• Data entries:
template <int LS, bool SOFTMAX>
__global__ __launch_bounds__(512, 1) void favor_attention_kernel8(const FavorAttnP p) {
  constexpr int NSB = LS / 32;
  constexpr int NJ = 3;
  constexpr int STB = LS >= 128 ? LS / 128 : 1;
  constexpr int NWB = LS / (16 * STB);
  constexpr int PC_OFF = 0;
  constexpr int K_OFF = FV_MPAD * 128;
  constexpr int V_OFF = K_OFF + LS * 128;
  constexpr int CTX_OFF = V_OFF + LS * 128;
  constexpr int DIAG_OFF = CTX_OFF + FV_DROWS * FV_CTX_LD;
  constexpr int RED_OFF = DIAG_OFF + LS * 4;
  extern __shared__ __attribute__((aligned(16))) char smem[];
  const int tid = threadIdx.x, lane = tid & 63;
  const int wave = __builtin_amdgcn_readfirstlane(tid >> 6) & 7;
  const int fr = lane & 15, fq = lane >> 4;
  const int nm = wave == 0 ? 3 : 2;
  const int m0t = wave == 0 ? 0 : 1 + 2 * wave;
  const f32x4 epsv = {p.eps, p.eps, p.eps, p.eps};
  Frag ones;
#pragma unroll
  for (int k = 0; k < 4; ++k) ones.u[k] = fr == 0 ? RF_H16_ONE2 : 0u;

  const unsigned lds_base = (unsigned)(uintptr_t)(__attribute__((address_space(3))) char*)smem;
  auto load_tile8 = [&](int lds_off, const h16_t* gp, int64_t stride, auto nrows_tag) {
    constexpr int NI = decltype(nrows_tag)::value * 8 / 64;
    int ln = lane;
    asm volatile("" : "+v"(ln));
    const int dma_row = ln >> 3;
    const int dma_col = ((ln & 7) ^ dma_row) * 8;
    const h16_t* g0 = gp + (int64_t)dma_row * stride + dma_col;
#pragma unroll
    for (int k = 0; k < (NI + 7) / 8; ++k) {
      const int it = wave + 8 * k;
      if (NI % 8 == 0 || it < NI)
        fv_glds_asm(g0 + (int64_t)(8 * it) * stride, __builtin_amdgcn_readfirstlane(lds_base + lds_off + it * 1024));
    }
  };
  constexpr std::integral_constant<int, LS> LS_TAG{};
  load_tile8(PC_OFF, p.pc, FV_DH, std::integral_constant<int, FV_MPAD>{});
  for (int i = tid; i < FV_DROWS * FV_CTX_LD / 4; i += 512) ((unsigned*)(smem + CTX_OFF))[i] = 0u;

  auto item_base = [&](int item, int64_t& xb, int64_t& ob) {
    const int h = item % p.n_h;
    const int t = item / p.n_h;
    const int o = t % p.n_o, b = t / p.n_o;
    xb = (int64_t)b * p.x_b + (int64_t)o * p.x_o + (int64_t)h * p.x_h;
    ob = (int64_t)b * p.o_b + (int64_t)o * p.o_o + h * FV_DH;
  };
  auto ctx_col = [](int tile, int q4) { return ((tile >> 1) * 32 + 8 * q4 + 4 * (tile & 1)) * 2; };
  const int nch = SOFTMAX ? 1 : p.nchunks;
  int item = blockIdx.x;
  if (item < p.nitems) {
    int64_t xb, ob;
    item_base(item, xb, ob);
    load_tile8(K_OFF, p.qkv + xb + p.k_off, p.x_s, LS_TAG);
    load_tile8(V_OFF, p.qkv + xb + p.v_off, p.x_s, LS_TAG);
  }
  bool first = true;
  const bool prof = (RF_DBG(p.dbg) & 8) && wave == ((RF_DBG(p.dbg) >> 4) & 7);
  unsigned long long acc_cyc[7] = {0, 0, 0, 0, 0, 0, 0};
  unsigned long long t_last = prof ? __builtin_readcyclecounter() : 0;
  for (; item < p.nitems; item += gridDim.x) {
    int64_t xb, ob;
    item_base(item, xb, ob);
    asm volatile("" : "+v"(xb), "+v"(ob));
    if (prof) {
      t_last = __builtin_readcyclecounter();
      acc_cyc[6] += 1;
    }
    if (first || wave >= NWB)
      asm volatile("s_waitcnt vmcnt(0)" ::: "memory");
    else
      asm volatile("s_waitcnt vmcnt(%0)" ::"n"(STB * 4) : "memory");
    first = false;
    fv_lds_barrier();
    FV_STAMP(0)
    h16x8 pf[NJ][2];
    {
      int frP = fr, fqP = fq;
      asm volatile("" : "+v"(frP), "+v"(fqP));
#pragma unroll
      for (int j = 0; j < NJ; ++j)
#pragma unroll
        for (int kk = 0; kk < 2; ++kk)
          pf[j][kk] = *(const h16x8*)(smem + PC_OFF + m0t * 2048 + swz_off(frP, kk * 4 + fqP) + (j < nm ? j : 0) * 2048);
    }
    h16x8 qf[STB][2];
    auto load_q = [&](int chunk) {
      int frq = fr, fqq = fq;
      asm volatile("" : "+v"(frq), "+v"(fqq));
      if (wave < NWB) {
#pragma unroll
        for (int t = 0; t < STB; ++t) {
          const int s = chunk * LS + (wave * STB + t) * 16 + frq;
          const h16_t* qrow = p.qkv + xb + p.q_off + (int64_t)s * p.x_s;
#pragma unroll
          for (int kk = 0; kk < 2; ++kk) qf[t][kk] = *(const h16x8*)(qrow + (kk * 4 + fqq) * 8);
        }
      }
    };
    load_q(0);

    float gmax = 0.f;
    if constexpr (SOFTMAX) {
      int frS = fr, fqS = fq;
      asm volatile("" : "+v"(frS), "+v"(fqS));
      for (int s = tid; s < LS; s += 512) {
        float a = 0.f;
#pragma unroll
        for (int c = 0; c < 8; ++c) {
          const h16x8 x = *(const h16x8*)(smem + K_OFF + s * 128 + c * 16);
#pragma unroll
          for (int e = 0; e < 8; ++e) {
            const float f = h2f((h16_t)x[e]);
            a = fmaf(f, f, a);
          }
        }
        ((float*)(smem + DIAG_OFF))[s] = a * (0.0625f * 1.4426950408889634f);
      }
      float mx = -INFINITY;
      for (int u = 0; u < NSB; ++u) {
        h16x8 kf[2][2];
#pragma unroll
        for (int t = 0; t < 2; ++t)
#pragma unroll
          for (int kk = 0; kk < 2; ++kk)
            kf[t][kk] = *(const h16x8*)(smem + K_OFF + swz_off((2 * u + t) * 16 + frS, kk * 4 + fqS));
#pragma unroll
        for (int j = 0; j < NJ; ++j) {
          if (j < nm) {
            const h16x8* pfj = pf[j];
            const bool valid = (m0t + j) != FV_MT - 1 || frS < FV_M - 16 * (FV_MT - 1);
#pragma unroll
            for (int t = 0; t < 2; ++t) {
              f32x4 a = {0.f, 0.f, 0.f, 0.f};
              a = rf_mfma16(kf[t][0], pfj[0], a, 0, 0, 0);
              a = rf_mfma16(kf[t][1], pfj[1], a, 0, 0, 0);
              if (valid) mx = fmaxf(mx, fmaxf(fmaxf(a[0], a[1]), fmaxf(a[2], a[3])));
            }
          }
        }
      }
      mx = wave_max(mx);
      if (lane == 0) ((float*)(smem + RED_OFF))[wave] = mx;
      fv_lds_barrier();
      const float* red = (const float*)(smem + RED_OFF);
      gmax = fmaxf(fmaxf(fmaxf(red[0], red[1]), fmaxf(red[2], red[3])), fmaxf(fmaxf(red[4], red[5]), fmaxf(red[6], red[7])));
    }

    f32x4 ctx[NJ][FV_DT];
#pragma unroll
    for (int j = 0; j < NJ; ++j)
#pragma unroll
      for (int i = 0; i < FV_DT; ++i) ctx[j][i] = (f32x4){0.f, 0.f, 0.f, 0.f};
    for (int ck = 0; ck < nch; ++ck) {
      if (ck > 0) {
        __syncthreads();
        load_tile8(K_OFF, p.qkv + xb + p.k_off + (int64_t)ck * LS * p.x_s, p.x_s, LS_TAG);
        load_tile8(V_OFF, p.qkv + xb + p.v_off + (int64_t)ck * LS * p.x_s, p.x_s, LS_TAG);
        asm volatile("s_waitcnt vmcnt(0)" ::: "memory");
        __syncthreads();
      }
      h16x8 kf[2][2];
      Frag vf[4];
      auto load_sblock = [&](int u, h16x8 (&kfo)[2][2], Frag (&vfo)[4]) {
#pragma unroll
        for (int t = 0; t < 2; ++t)
#pragma unroll
          for (int kk = 0; kk < 2; ++kk)
            kfo[t][kk] = *(const h16x8*)(smem + K_OFF + swz_off((2 * u + t) * 16 + fr, kk * 4 + fq));
        const int p4 = fr & 3;
#pragma unroll
        for (int i = 0; i < 4; ++i) {
#pragma unroll
          for (int half = 0; half < 2; ++half) {
            const int row = u * 32 + half * 16 + 4 * fq + (fr >> 2);
            const int off = V_OFF + swz_off(row, i * 2 + (p4 >> 1)) + (p4 & 1) * 8;
            const s16x4 r = __builtin_amdgcn_ds_read_tr16_b64_v4i16((__attribute__((address_space(3))) s16x4*)(smem + off));
            vfo[i].h[half] = __builtin_bit_cast(uint2, r);
          }
        }
      };
      load_sblock(0, kf, vf);
      for (int u = 0; u < ((RF_DBG(p.dbg) & 1) ? 0 : NSB); ++u) {
        h16x8 kfn[2][2];
        Frag vfn[4];
        load_sblock(u + 1 < NSB ? u + 1 : u, kfn, vfn);
        f32x4 init[2] = {epsv, epsv};
        if constexpr (SOFTMAX) {
#pragma unroll
          for (int t = 0; t < 2; ++t) {
            const float4 d4 = *(const float4*)(smem + DIAG_OFF + ((2 * u + t) * 16 + 4 * fq) * 4);
            init[t] = (f32x4){-(d4.x + gmax), -(d4.y + gmax), -(d4.z + gmax), -(d4.w + gmax)};
          }
        }
#pragma unroll
        for (int j = 0; j < NJ; ++j) {
          if (j < nm) {
            const h16x8* pfj = pf[j];
            f32x4 a[2];
#pragma unroll
            for (int t = 0; t < 2; ++t) {
              a[t] = rf_mfma16(kf[t][0], pfj[0], init[t], 0, 0, 0);
              a[t] = rf_mfma16(kf[t][1], pfj[1], a[t], 0, 0, 0);
            }
            float f[2][4];
#pragma unroll
            for (int t = 0; t < 2; ++t)
#pragma unroll
              for (int r = 0; r < 4; ++r) {
                if constexpr (SOFTMAX)
                  f[t][r] = __builtin_amdgcn_exp2f(a[t][r]) + p.eps;
                else
                  f[t][r] = fmaxf(a[t][r], p.eps);
              }
            if ((m0t + j) == FV_MT - 1 && fr >= FV_M - 16 * (FV_MT - 1)) {
#pragma unroll
              for (int t = 0; t < 2; ++t)
#pragma unroll
                for (int r = 0; r < 4; ++r) f[t][r] = 0.f;
            }
            Frag kfr;
            kfr.u[0] = rf_pack2_h16(f[0][0], f[0][1]);
            kfr.u[1] = rf_pack2_h16(f[0][2], f[0][3]);
            kfr.u[2] = rf_pack2_h16(f[1][0], f[1][1]);
            kfr.u[3] = rf_pack2_h16(f[1][2], f[1][3]);
#pragma unroll
            for (int i = 0; i < 4; ++i)
              ctx[j][i] = rf_mfma16(kfr.v, vf[i].v, ctx[j][i], 0, 0, 0);
            ctx[j][4] = rf_mfma16(kfr.v, ones.v, ctx[j][4], 0, 0, 0);
          }
        }
#pragma unroll
        for (int t = 0; t < 2; ++t)
#pragma unroll
          for (int kk = 0; kk < 2; ++kk) kf[t][kk] = kfn[t][kk];
#pragma unroll
        for (int i = 0; i < 4; ++i) vf[i] = vfn[i];
      }
    }
    FV_STAMP(1)
#pragma unroll
    for (int j = 0; j < NJ; ++j)
      if (j < nm) {
#pragma unroll
        for (int i = 0; i < FV_DT; ++i) {
          uint2 w;
          w.x = rf_pack2_h16(FV_CS(ctx[j][i][0]), FV_CS(ctx[j][i][1]));
          w.y = rf_pack2_h16(FV_CS(ctx[j][i][2]), FV_CS(ctx[j][i][3]));
          *(uint2*)(smem + CTX_OFF + (i * 16 + fr) * FV_CTX_LD + ctx_col(m0t + j, fq)) = w;
        }
      }
    fv_lds_barrier();
    FV_STAMP(2)
    asm volatile("s_waitcnt vmcnt(0)" ::: "memory");
#pragma unroll
    for (int t = 0; t < STB; ++t) {
      asm volatile("" : "+v"(qf[t][0]), "+v"(qf[t][1]));
    }
    {
      const int nxt = item + gridDim.x;
      if (nxt < p.nitems) {
        int64_t xb2, ob2;
        item_base(nxt, xb2, ob2);
        load_tile8(K_OFF, p.qkv + xb2 + p.k_off, p.x_s, LS_TAG);
        load_tile8(V_OFF, p.qkv + xb2 + p.v_off, p.x_s, LS_TAG);
      }
    }
    FV_STAMP(3)
    for (int qc = 0; qc < nch; ++qc) {
      if (qc > 0) {
        load_q(qc);
        asm volatile("s_waitcnt vmcnt(0)" ::: "memory");
#pragma unroll
        for (int t = 0; t < STB; ++t) {
          asm volatile("" : "+v"(qf[t][0]), "+v"(qf[t][1]));
        }
      }
      if (wave < NWB) {
        f32x4 qinit[STB];
#pragma unroll
        for (int t = 0; t < STB; ++t) qinit[t] = epsv;
        if constexpr (SOFTMAX) {
          float dq[STB], rmax[STB];
#pragma unroll
          for (int t = 0; t < STB; ++t) {
            float a = 0.f;
#pragma unroll
            for (int kk = 0; kk < 2; ++kk)
#pragma unroll
              for (int e = 0; e < 8; ++e) {
                const float f = h2f((h16_t)qf[t][kk][e]);
                a = fmaf(f, f, a);
              }
            a += __shfl_xor(a, 16, 64);
            a += __shfl_xor(a, 32, 64);
            dq[t] = a * (0.0625f * 1.4426950408889634f);
            rmax[t] = -INFINITY;
          }
          for (int j = 0; j < FV_MT; ++j) {
            h16x8 pfr[2];
#pragma unroll
            for (int kk = 0; kk < 2; ++kk) pfr[kk] = *(const h16x8*)(smem + PC_OFF + swz_off(j * 16 + fr, kk * 4 + fq));
#pragma unroll
            for (int t = 0; t < STB; ++t) {
              f32x4 a = {0.f, 0.f, 0.f, 0.f};
              a = rf_mfma16(pfr[0], qf[t][0], a, 0, 0, 0);
              a = rf_mfma16(pfr[1], qf[t][1], a, 0, 0, 0);
#pragma unroll
              for (int r = 0; r < 4; ++r)
                if (j * 16 + 4 * fq + r < FV_M) rmax[t] = fmaxf(rmax[t], a[r]);
            }
          }
#pragma unroll
          for (int t = 0; t < STB; ++t) {
            rmax[t] = fmaxf(rmax[t], __shfl_xor(rmax[t], 16, 64));
            rmax[t] = fmaxf(rmax[t], __shfl_xor(rmax[t], 32, 64));
            const float off = -(dq[t] + rmax[t]);
            qinit[t] = (f32x4){off, off, off, off};
          }
        }
        f32x4 num[FV_DT][STB];
#pragma unroll
        for (int t = 0; t < STB; ++t)
#pragma unroll
          for (int i = 0; i < FV_DT; ++i) num[i][t] = (f32x4){0.f, 0.f, 0.f, 0.f};
        auto mblock = [&](int u, auto last_tag) {
          constexpr bool LAST = decltype(last_tag)::value;
          float f[2][STB][4];
#pragma unroll
          for (int jj = 0; jj < 2; ++jj) {
            if (LAST && jj == 1) {
#pragma unroll
              for (int t = 0; t < STB; ++t)
#pragma unroll
                for (int r = 0; r < 4; ++r) f[jj][t][r] = 0.f;
            } else {
              const int j = 2 * u + jj;
              h16x8 pfr[2];
#pragma unroll
              for (int kk = 0; kk < 2; ++kk) pfr[kk] = *(const h16x8*)(smem + PC_OFF + swz_off(j * 16 + fr, kk * 4 + fq));
#pragma unroll
              for (int t = 0; t < STB; ++t) {
                f32x4 a = rf_mfma16(pfr[0], qf[t][0], qinit[t], 0, 0, 0);
                a = rf_mfma16(pfr[1], qf[t][1], a, 0, 0, 0);
#pragma unroll
                for (int r = 0; r < 4; ++r) {
                  float x;
                  if constexpr (SOFTMAX)
                    x = __builtin_amdgcn_exp2f(a[r]) + p.eps;
                  else
                    x = fmaxf(a[r], p.eps);
                  if (LAST && 4 * fq + r >= FV_M - 16 * (FV_MT - 1)) x = 0.f;
                  f[jj][t][r] = x;
                }
              }
            }
          }
          Frag cf[FV_DT];
#pragma unroll
          for (int i = 0; i < FV_DT; ++i)
            cf[i].v = *(const h16x8*)(smem + CTX_OFF + (i * 16 + fr) * FV_CTX_LD + (32 * u + 8 * fq) * 2);
#pragma unroll
          for (int t = 0; t < STB; ++t) {
            Frag qfr;
            qfr.u[0] = rf_pack2_h16(f[0][t][0], f[0][t][1]);
            qfr.u[1] = rf_pack2_h16(f[0][t][2], f[0][t][3]);
            qfr.u[2] = rf_pack2_h16(f[1][t][0], f[1][t][1]);
            qfr.u[3] = rf_pack2_h16(f[1][t][2], f[1][t][3]);
#pragma unroll
            for (int i = 0; i < FV_DT; ++i)
              num[i][t] = rf_mfma16(cf[i].v, qfr.v, num[i][t], 0, 0, 0);
          }
        };
        for (int u = 0; u < ((RF_DBG(p.dbg) & 2) ? 0 : (FV_MT - 1) / 2); ++u) mblock(u, std::false_type{});
        mblock((FV_MT - 1) / 2, std::true_type{});
        FV_STAMP(4)
#pragma unroll
        for (int t = 0; t < STB; ++t) {
          const float dn = __shfl(fv_mfma_done(num[4][t][0]), fr, 64);
          const float inv = 1.f / dn;
          const int s = qc * LS + (wave * STB + t) * 16 + fr;
          h16_t* orow = p.out + ob + (int64_t)s * p.o_s;
#pragma unroll
          for (int i = 0; i < 4; ++i) {
            uint2 w;
            w.x = rf_pack2_h16(num[i][t][0] * inv, num[i][t][1] * inv);
            w.y = rf_pack2_h16(num[i][t][2] * inv, num[i][t][3] * inv);
            *(uint2*)(orow + i * 16 + 4 * fq) = w;
          }
        }
      }
    }
    FV_STAMP(5)
  }
  if (prof && lane == 0) {
#pragma unroll
    for (int i = 0; i < 7; ++i) atomicAdd(&g_fv_cycles[i], acc_cyc[i]);
  }
}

• Activity:
Transcribe, word for word, the data above from its first line through the line with "constexpr int DIAG_OFF", and include nothing else.

• Reply to the exercise:
template <int LS, bool SOFTMAX>
__global__ __launch_bounds__(512, 1) void favor_attention_kernel8(const FavorAttnP p) {
  constexpr int NSB = LS / 32;
  constexpr int NJ = 3;
  constexpr int STB = LS >= 128 ? LS / 128 : 1;
  constexpr int NWB = LS / (16 * STB);
  constexpr int PC_OFF = 0;
  constexpr int K_OFF = FV_MPAD * 128;
  constexpr int V_OFF = K_OFF + LS * 128;
  constexpr int CTX_OFF = V_OFF + LS * 128;
  constexpr int DIAG_OFF = CTX_OFF + FV_DROWS * FV_CTX_LD;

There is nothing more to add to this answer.